#include "fsnp_common.h"
#include "lstm_common.h"

namespace fsnp {

template <int EX>
__host__ __device__ __forceinline__ int e_frag_index(int e, int k) {
    return ((((k >> 3) * 2) + (k & 1)) * EX + e) * 4 + ((k >> 1) & 3);
}

struct WStream {
    __amdgpu_buffer_rsrc_t rsrc;
    int voff;
};
template <int NT>
__device__ __forceinline__ float4 wload(const WStream& ws, int g, int n) {
    const auto v = __builtin_amdgcn_raw_buffer_load_b128(ws.rsrc, ws.voff, (g * NT + n) * 1024, 0);
    return __builtin_bit_cast(float4, v);
}

template <int NT, int EX>
__device__ __forceinline__ void mfma_groups(f32x16 (&acc)[NT], float (&accx)[EX > 0 ? EX : 1][NT], float4 (&b)[NT],
                                            const float4* __restrict__ A, const float4* __restrict__ AE, int ngroups,
                                            const WStream& ws, int& gnext, int groups_total) {
    float4 a = A[0];
    float4 ae[EX > 0 ? EX : 1];
#pragma unroll
    for (int e = 0; e < EX; ++e) ae[e] = AE[e];
    for (int g = 0; g < ngroups; ++g) {
        const int gn = (g + 1 < ngroups ? g + 1 : g);
        const float4 an = A[gn * 64];
        float4 aen[EX > 0 ? EX : 1];
#pragma unroll
        for (int e = 0; e < EX; ++e) aen[e] = AE[gn * 2 * EX + e];
        if constexpr (EX == 0) {
#pragma unroll
            for (int n = 0; n < NT; ++n) {
                acc[n] = __builtin_amdgcn_mfma_f32_32x32x2f32(a.x, b[n].x, acc[n], 0, 0, 0);
                acc[n] = __builtin_amdgcn_mfma_f32_32x32x2f32(a.y, b[n].y, acc[n], 0, 0, 0);
                acc[n] = __builtin_amdgcn_mfma_f32_32x32x2f32(a.z, b[n].z, acc[n], 0, 0, 0);
                acc[n] = __builtin_amdgcn_mfma_f32_32x32x2f32(a.w, b[n].w, acc[n], 0, 0, 0);
                b[n] = wload<NT>(ws, gnext, n);
                __builtin_amdgcn_sched_barrier(0);
            }
        } else {
            constexpr int HALF = NT / 2;
#pragma unroll
            for (int hb = 0; hb < NT; hb += HALF) {
#pragma unroll
                for (int n = hb; n < hb + HALF; ++n) {
                    acc[n] = __builtin_amdgcn_mfma_f32_32x32x2f32(a.x, b[n].x, acc[n], 0, 0, 0);
                    acc[n] = __builtin_amdgcn_mfma_f32_32x32x2f32(a.y, b[n].y, acc[n], 0, 0, 0);
                    acc[n] = __builtin_amdgcn_mfma_f32_32x32x2f32(a.z, b[n].z, acc[n], 0, 0, 0);
                    acc[n] = __builtin_amdgcn_mfma_f32_32x32x2f32(a.w, b[n].w, acc[n], 0, 0, 0);
                }
                __builtin_amdgcn_sched_barrier(0);
#pragma unroll
                for (int n = hb; n < hb + HALF; ++n)
#pragma unroll
                    for (int e = 0; e < EX; ++e) {
                        float v = accx[e][n];
                        v = fmaf(ae[e].x, b[n].x, v);
                        v = fmaf(ae[e].y, b[n].y, v);
                        v = fmaf(ae[e].z, b[n].z, v);
                        accx[e][n] = fmaf(ae[e].w, b[n].w, v);
                    }
                __builtin_amdgcn_sched_barrier(0);
#pragma unroll
                for (int n = hb; n < hb + HALF; ++n) b[n] = wload<NT>(ws, gnext, n);
                __builtin_amdgcn_sched_barrier(0);
            }
        }
        gnext = (gnext + 1 == groups_total) ? 0 : gnext + 1;
        a = an;
#pragma unroll
        for (int e = 0; e < EX; ++e) ae[e] = aen[e];
    }
}

__device__ __forceinline__ unsigned short bf16_bits(float v) {
    const unsigned u = __float_as_uint(v);
    return (unsigned short)((u + 0x7FFFu + ((u >> 16) & 1u)) >> 16);
}
__host__ __device__ __forceinline__ int a_frag_index_bf16(int row, int k) {
    return (((k >> 4) * 64) + (((k >> 3) & 1) * 32) + row) * 8 + (k & 7);
}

•••

**TASK BRIEF**
Only those lines of the entries above that run from the line containing "float4 wload(const WStream&" to the line containing "const int gn", both included, should be transcribed exactly.

**EXERCISE RESULT**
__device__ __forceinline__ float4 wload(const WStream& ws, int g, int n) {
    const auto v = __builtin_amdgcn_raw_buffer_load_b128(ws.rsrc, ws.voff, (g * NT + n) * 1024, 0);
    return __builtin_bit_cast(float4, v);
}

template <int NT, int EX>
__device__ __forceinline__ void mfma_groups(f32x16 (&acc)[NT], float (&accx)[EX > 0 ? EX : 1][NT], float4 (&b)[NT],
                                            const float4* __restrict__ A, const float4* __restrict__ AE, int ngroups,
                                            const WStream& ws, int& gnext, int groups_total) {
    float4 a = A[0];
    float4 ae[EX > 0 ? EX : 1];
#pragma unroll
    for (int e = 0; e < EX; ++e) ae[e] = AE[e];
    for (int g = 0; g < ngroups; ++g) {
        const int gn = (g + 1 < ngroups ? g + 1 : g);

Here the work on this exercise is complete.